* _Try it_: Every line from the beginning of the records below up to the one holding "Metric: node-state-updates/sec (nodes" should be quoted exactly; leave out the rest.

[Recorded data]
☆ ☆ ☆ ☆ ☆ ☆ ☆

# sailab-code/GNN_tf_2.x

Hardware: AMD Instinct MI355X
Metric: node-state-updates/sec (nodes x iters / s), 1M-node synthetic graph (higher is better)
Workload: dtype f32; 1 GPU; synthetic randomGraph-recipe graph, N=1000000 nodes, E=9999690 arcs, state_dim=64, net_state 135->128->128->64 selu+BN, net_output 67->2 softmax+BN, max_iter=30, threshold=0 (all iterations run); the loop-invariant label aggregates (GNN.py:259, :263; 0.2 ms) are kept between Loops until the labels change, see cold_aggregates_ms_per_step; parallelism=single GPU, tile_form=one wave per 32-node tile (k_fused)

## Files before the change

### gnn_tf_2.x_amd/csrc/gnn_fused_kernel.h

```cpp
#pragma once
#include <utility>

#include "gnn_common.h"
#include "gnn_fused.h"

typedef float f32x16 __attribute__((ext_vector_type(16)));

namespace gnn_fused_dev {

#define GNN_GLOBAL __attribute__((address_space(1)))
template <class T>
__device__ __forceinline__ const GNN_GLOBAL T *gptr(const T *p) { return (const GNN_GLOBAL T *)p; }
template <class T>
__device__ __forceinline__ GNN_GLOBAL T *gptr_w(T *p) { return (GNN_GLOBAL T *)p; }
typedef float v4f __attribute__((ext_vector_type(4)));
typedef float v2f __attribute__((ext_vector_type(2)));
typedef int v4i_ __attribute__((ext_vector_type(4)));
__device__ __forceinline__ v4f gload4(const float *p) { return *(const GNN_GLOBAL v4f *)p; }
#ifndef GNN_STORE_AUX
#define GNN_STORE_AUX 2
#endif
__device__ __forceinline__ void gstore_row4(float *base, int64_t off, v4f v)
{
#if GNN_STORE_AUX == 0
// ... 223 lines not shown
#undef GNN_L0_LOAD
#undef GNN_L0_MFMA
}

template <int ACT>
struct ActPipe2 {
    v2f t, u, n, f, p, e;
    static __device__ __forceinline__ v2f splat(float c) { return v2f{c, c}; }
    __device__ __forceinline__ void stage(int st, float v0, float v1, float b0, float b1, float &o0, float &o1)
    {
        if constexpr (ACT == GNN_ACT_SELU) {
            switch (st) {
            case 0: t = v2f{v0, v1} + v2f{b0, b1}; u = t * splat(1.44269504088896341f); break;
            case 1: n = v2f{__builtin_rintf(u.x), __builtin_rintf(u.y)}; f = u - n; break;
            case 2: p = __builtin_elementwise_fma(splat(0.0013218672247603536f), f, splat(0.009671698324382305f));
                    p = __builtin_elementwise_fma(p, f, splat(0.05550893023610115f)); break;
            case 3: p = __builtin_elementwise_fma(p, f, splat(0.24022237956523895f));
                    p = __builtin_elementwise_fma(p, f, splat(0.6931468844413757f)); break;
            case 4: p = __builtin_elementwise_fma(p, f, splat(1.0f)); break;
            case 5: e = v2f{__builtin_ldexpf(p.x, (int)n.x), __builtin_ldexpf(p.y, (int)n.y)}; e = e - splat(1.0f); break;
            case 6: e = e * splat(1.6732632423543772f); break;
            case 7: {
                const v2f r = v2f{t.x > 0.0f ? t.x : e.x, t.y > 0.0f ? t.y : e.y} * splat(1.0507009873554805f);
                o0 = r.x; o1 = r.y;
            } break;
            }
        } else {
            if (st == 0) t = v2f{v0, v1} + v2f{b0, b1};
            if (st == 7) { o0 = gnn_act(t.x, ACT); o1 = gnn_act(t.y, ACT); }
        }
    }
};
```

☆ ☆ ☆ ☆ ☆ ☆ ☆

* _Response_:
# sailab-code/GNN_tf_2.x

Hardware: AMD Instinct MI355X
Metric: node-state-updates/sec (nodes x iters / s), 1M-node synthetic graph (higher is better)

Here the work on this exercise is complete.